Wolfsburg 

Durch falschen Pass zum neuen Ich? Mann will Zöllner in Wolfsburg davon überzeugen

Bei der Kontrolle auf der Baustelle war den Beamten etwas seltsam vorgekommen. (Symbolbild)
Bei der Kontrolle auf der Baustelle war den Beamten etwas seltsam vorgekommen. (Symbolbild)
Foto: Hauptzollamt Braunschweig

Wolfsburg. Sechs Ausländer ohne Arbeitsgenehmigung hat der Zoll in Wolfsburg bei einem Bauprojekt angetroffen. Darunter ein Georgier, der unbedingt Bulgare sein wollte.

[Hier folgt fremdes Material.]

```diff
+    uint64_t lq[LOC_STITCH_ROUNDS];
+    uint32_t bq[LOC_STITCH_ROUNDS], l[LOC_STITCH_ROUNDS];
+    static_assert(LOC_STITCH_ROUNDS == 4, "the asm statements name four rounds");
+#pragma unroll
+    for (int r = 0; r < LOC_STITCH_ROUNDS; ++r) lq[r] = kmid(v.last_key)[(r - 2) * LOC_STITCH_THREADS];
+#pragma unroll
+    for (int r = 0; r < LOC_STITCH_ROUNDS; ++r) {
+      const uint32_t q = (uint32_t)r * LOC_STITCH_THREADS + threadIdx.x;
+      nh[r] = v.nheads[q];
+      bq[r] = v.bstart[q];
+      l[r] = v.lh[q];
+    }
+    asm volatile("" : "+v"(lq[0]), "+v"(lq[1]), "+v"(lq[2]), "+v"(lq[3]) : : "memory");
+#pragma unroll
+    for (int r = 0; r < LOC_STITCH_ROUNDS; ++r) lk[r * LOC_STITCH_THREADS + threadIdx.x] = lq[r];
+#pragma unroll
+    for (int r = 0; r < LOC_STITCH_ROUNDS; ++r) fk[r] = kmid(v.first_key)[(r - 2) * LOC_STITCH_THREADS];
+    asm volatile("" : "+v"(nh[0]), "+v"(nh[1]), "+v"(nh[2]), "+v"(nh[3]), "+v"(bq[0]), "+v"(bq[1]), "+v"(bq[2]), "+v"(bq[3]),
+                      "+v"(l[0]), "+v"(l[1]), "+v"(l[2]), "+v"(l[3]));
+#pragma unroll
+    for (int r = 0; r < LOC_STITCH_ROUNDS; ++r) {
+      const uint32_t q = (uint32_t)r * LOC_STITCH_THREADS + threadIdx.x;
+      nh[r] = q < P ? nh[r] : 0u;
+      hd[r] = nh[r] ? (l[r] ? ((bq[r] + l[r] + 1u) << 1) | 1u : (bq[r] + 1u) << 1) : 0u;
+    }
+  }
+  uint32_t run_p = 0, run_u = 0, run_c = 0;
+#pragma unroll
+  for (int r = 0; r < LOC_STITCH_ROUNDS; ++r) {
+    if ((uint32_t)r * LOC_STITCH_THREADS >= P) break;
+    const uint32_t q = (uint32_t)r * LOC_STITCH_THREADS + threadIdx.x;
+    uint32_t tot_p, tot_u, tot_c;
+    const uint32_t p1 = max(run_p, block_exclusive_max<NW>(nh[r] ? q + 1u : 0u, wtot, &tot_p));
+    const uint32_t c = (nh[r] && p1 && fk[r] == lk[p1 - 1u]) ? 1u : 0u;
+    const uint32_t c1 = (hd[r] & 1u) || !c ? hd[r] >> 1 : 0u;
+    const uint32_t ub = run_u + block_exclusive_scan<NW>(nh[r] - c, wtot, &tot_u);
+    const uint32_t ca = max(run_c, block_exclusive_max<NW>(c1, wtot, &tot_c));
+    if (q < P) v.stitch[q] = make_uint4(ub, ca, c, 0u);
+    run_p = max(run_p, tot_p);
+    run_u += tot_u;
+    run_c = max(run_c, tot_c);
+  }
 }
 
 template <int NW, bool PROBE>
@@ -794,27 +855,35 @@
       }
     }
     if (n == 0) continue;
-    uint32_t part = 0, carry1 = 0;
-    for (uint32_t q0 = threadIdx.x; q0 <= b; q0 += LOC_EMIT_THREADS) {
-      const uint32_t bq = v.bstart[q0], nq = v.bstart[q0 + 1] - bq;
-      if (nq == 0) continue;
-      int p = (int)q0 - 1;
-      while (p >= 0 && v.bstart[p + 1] == v.bstart[p]) --p;
-      const uint32_t c = (p >= 0 && v.first_key[q0] == v.last_key[p]) ? 1u : 0u;
-      if (q0 == b) {
-        sh_cont = c;
-      } else {
-        part += v.nheads[q0] - c;
-        const uint32_t l = v.lh[q0];
-        if (l > 0) carry1 = max(carry1, bq + l + 1);
-        else if (!c) carry1 = max(carry1, bq + 1);
-      }
-    }
-    uint32_t ubase, carry_all;
-    block_exclusive_scan<NW>(part, wsum, &ubase);
-    block_exclusive_max<NW>(carry1, wmax, &carry_all);
-    __syncthreads();
-    loc_emit_bucket<NW, PROBE>(v, b, beg, n, v.skeys + beg, v.spos + beg, sh_cont, ubase, carry_all, o.value, o.feaids, o.col_ptr,
+    uint32_t cont, ubase, carry_all;
+    if (v.stitch) {
+      const uint4 st = v.stitch[b];
+      ubase = st.x;
+      carry_all = st.y;
+      cont = st.z;
+    } else {
+      uint32_t part = 0, carry1 = 0;
+      for (uint32_t q0 = threadIdx.x; q0 <= b; q0 += LOC_EMIT_THREADS) {
+        const uint32_t bq = v.bstart[q0], nq = v.bstart[q0 + 1] - bq;
+        if (nq == 0) continue;
+        int p = (int)q0 - 1;
+        while (p >= 0 && v.bstart[p + 1] == v.bstart[p]) --p;
+        const uint32_t c = (p >= 0 && v.first_key[q0] == v.last_key[p]) ? 1u : 0u;
+        if (q0 == b) {
+          sh_cont = c;
+        } else {
+          part += v.nheads[q0] - c;
+          const uint32_t l = v.lh[q0];
+          if (l > 0) carry1 = max(carry1, bq + l + 1);
+          else if (!c) carry1 = max(carry1, bq + 1);
+        }
+      }
+      block_exclusive_scan<NW>(part, wsum, &ubase);
+      block_exclusive_max<NW>(carry1, wmax, &carry_all);
+      __syncthreads();
+      cont = sh_cont;
+    }
+    loc_emit_bucket<NW, PROBE>(v, b, beg, n, v.skeys + beg, v.spos + beg, cont, ubase, carry_all, o.value, o.feaids, o.col_ptr,
                                o.index, o.s_row, o.s_val, o.d_U, sl, wsum, wmax, &n_mid, &n_hot, &n_few, tab, urow);
   }
 }
```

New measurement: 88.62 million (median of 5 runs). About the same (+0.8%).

Laut einem Bericht der Beamten hatten acht Zöllner die Arbeiter am Dienstag auf einer Baustelle in Wolfsburg überprüft. Doch der Routineeinsatz der Finanzkontrolle Schwarzarbeit wurde zunehmend kompliziert, als sich der erste Arbeiter mit einem georgischen Pass auswies.

Wolfsburg: Zöllnerin hört genau hin

Ausländer aus nicht EU-Staaten müssen laut Zollangaben eine gesonderte Arbeitserlaubnis haben, um in Deutschland arbeiten zu dürfen. Diese besaß der Georgier jedoch nicht, genau so wenig wie zwei seiner Landsleute auf der Baustelle. Der vierte Georgier konnte zwar auch keine Arbeitserlaubnis vorweisen, behauptete aber, diese nicht zu brauchen, er sei schließlich als Bulgare EU-Bürger. Belegen wollte er dies mit einem bulgarischen Pass.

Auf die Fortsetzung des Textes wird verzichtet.